(INSTRUCTIONS FOR THE TASK): Report how many lines contain the word "nullptr" in the listing that follows. Give nothing besides the number.

(RECORDED DATA):

# april-tools/cirkit

Hardware: AMD Instinct MI355X
Metric: log-likelihood evals/sec (batch 4096 per GPU) on 784-var QuadTree PC (higher is better)
Workload: dtype f32

## Files before the change

### cirkit_amd/csrc/ck_tailp.hip

```cpp
#include <algorithm>

#include "ck_internal.h"
#include "ck_softmax.h"
#include "ck_tailwalk.h"

namespace {

constexpr int kRowsPerBlock = 4;

struct TailParamsArgs {
  const TailFold* folds;
  const int32_t* level_begin;
  TailWalkArgs walk;
  const int32_t* bad_input;
  int n_slots;
  int n_tail;
  const float* cat_logits;
  const int64_t* cat_idx;
  const float* dense_logits;
  float* table;
  float* scale;
  int n_tables, C;
  int n_pair;
  const ck_rows32_job* rows;
  int n_rows;
#ifdef CK_TAILP_STAMPS
  long long* stamps;
#endif
};

#ifdef CK_TAILP_STAMPS
#define CK_TP_STAMP(k)                                                                                          \
  do {                                                                                                          \
    if (a.stamps != nullptr && threadIdx.x == 0) a.stamps[16 * blockIdx.x + (k)] = static_cast<long long>(wall_clock64()); \
  } while (0)
#else
#define CK_TP_STAMP(k)
#endif

__global__ void __launch_bounds__(512, 4) tail_params_kernel(const TailParamsArgs a) {
  extern __shared__ __attribute__((aligned(16))) float smem[];
  const int lane = threadIdx.x & 63;
  const int wave = __builtin_amdgcn_readfirstlane(threadIdx.x >> 6);
  const int bid = blockIdx.x;
  CK_TP_STAMP(0);
  if (bid < a.n_tail) {
    TailFold* s_fold = reinterpret_cast<TailFold*>(smem);
    int32_t* s_level = reinterpret_cast<int32_t*>(s_fold + a.walk.n_folds);
    float* tiles_base = smem + kTailCtlFloats;
    {
      const int n16 = a.walk.n_folds * static_cast<int>(sizeof(TailFold) / 16);
      const int4* src = reinterpret_cast<const int4*>(a.folds);
      int4* dst = reinterpret_cast<int4*>(s_fold);
      for (int i = threadIdx.x; i < n16; i += blockDim.x) dst[i] = src[i];
      for (int i = threadIdx.x; i <= a.walk.n_levels; i += blockDim.x) s_level[i] = a.level_begin[i];
    }
    __syncthreads();
    const bool poison = a.bad_input != nullptr && *a.bad_input != 0;
    const TailTiles tiles{tiles_base, tiles_base, a.n_slots};
#ifdef CK_TAILP_STAMPS
    g_tail_level_stamps = a.stamps != nullptr ? a.stamps + 16 * blockIdx.x + 2 : nullptr;
#endif
    CK_TP_STAMP(1);
    tail_walk<8, false>(a.walk, bid, tiles, s_fold, s_level, poison, wave, WorkgroupBarrier{});
    CK_TP_STAMP(15);
    return;
  }
  const int v = bid - a.n_tail;
  if (v < a.n_pair) {
    const int half = wave >> 2, w4 = wave & 3, kh = lane >> 5;
    const int C = a.C;
    float* tile = smem + half * (32 * (C + 4) + 1024);
    const int d = 2 * v + half;
    const float *theta = nullptr, *theta_w = nullptr;
    if (d < a.n_tables) {
      const int64_t f = a.cat_idx != nullptr ? a.cat_idx[d] : d;
      theta = a.cat_logits + f * 32 * C;
      theta_w = a.dense_logits + static_cast<int64_t>(d) * 1024;
    }
    float* dst = a.table + static_cast<int64_t>(d) * (C + 1) * 32;
    float* dsc = a.scale + static_cast<int64_t>(d) * (C + 1);
    table_dense_rows<4, true>(theta, theta_w, C, tile, w4, lane, [] { __syncthreads(); }, [&](int c, const float (&val)[16], float m) {
      if (c <= C && kh == 0) dsc[c] = m;
      if (c <= C) tile_store(dst + static_cast<int64_t>(c) * 32 + 4 * kh, val);
    });
    CK_TP_STAMP(15);
    return;
  }
  const int x0 = (v - a.n_pair) * kRowsPerBlock;
  const int n = min(kRowsPerBlock, a.n_rows - x0);
  ck_rows32_job xj[kRowsPerBlock];
#pragma unroll
  for (int i = 0; i < kRowsPerBlock; ++i) xj[i] = a.rows[x0 + min(i, n - 1)];
  float xr[kRowsPerBlock][2];
#pragma unroll
  for (int i = 0; i < kRowsPerBlock; ++i) softmax_rows32_load<2>(xj[i].in, xj[i].rows, wave, 8, lane, xr[i]);
#pragma unroll
  for (int i = 0; i < kRowsPerBlock; ++i) {
    if (i < n) {
      float* const out = xj[i].out;
      const bool tiled = xj[i].tiled != 0;
      softmax_rows32_apply<2>(xr[i], xj[i].rows, wave, 8, lane, [&](int row, int l, float p) { ck::as_global(out)[w32_index(row, l, tiled)] = p; });
    }
  }
  CK_TP_STAMP(15);
}

}
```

(WRITTEN REPLY): 5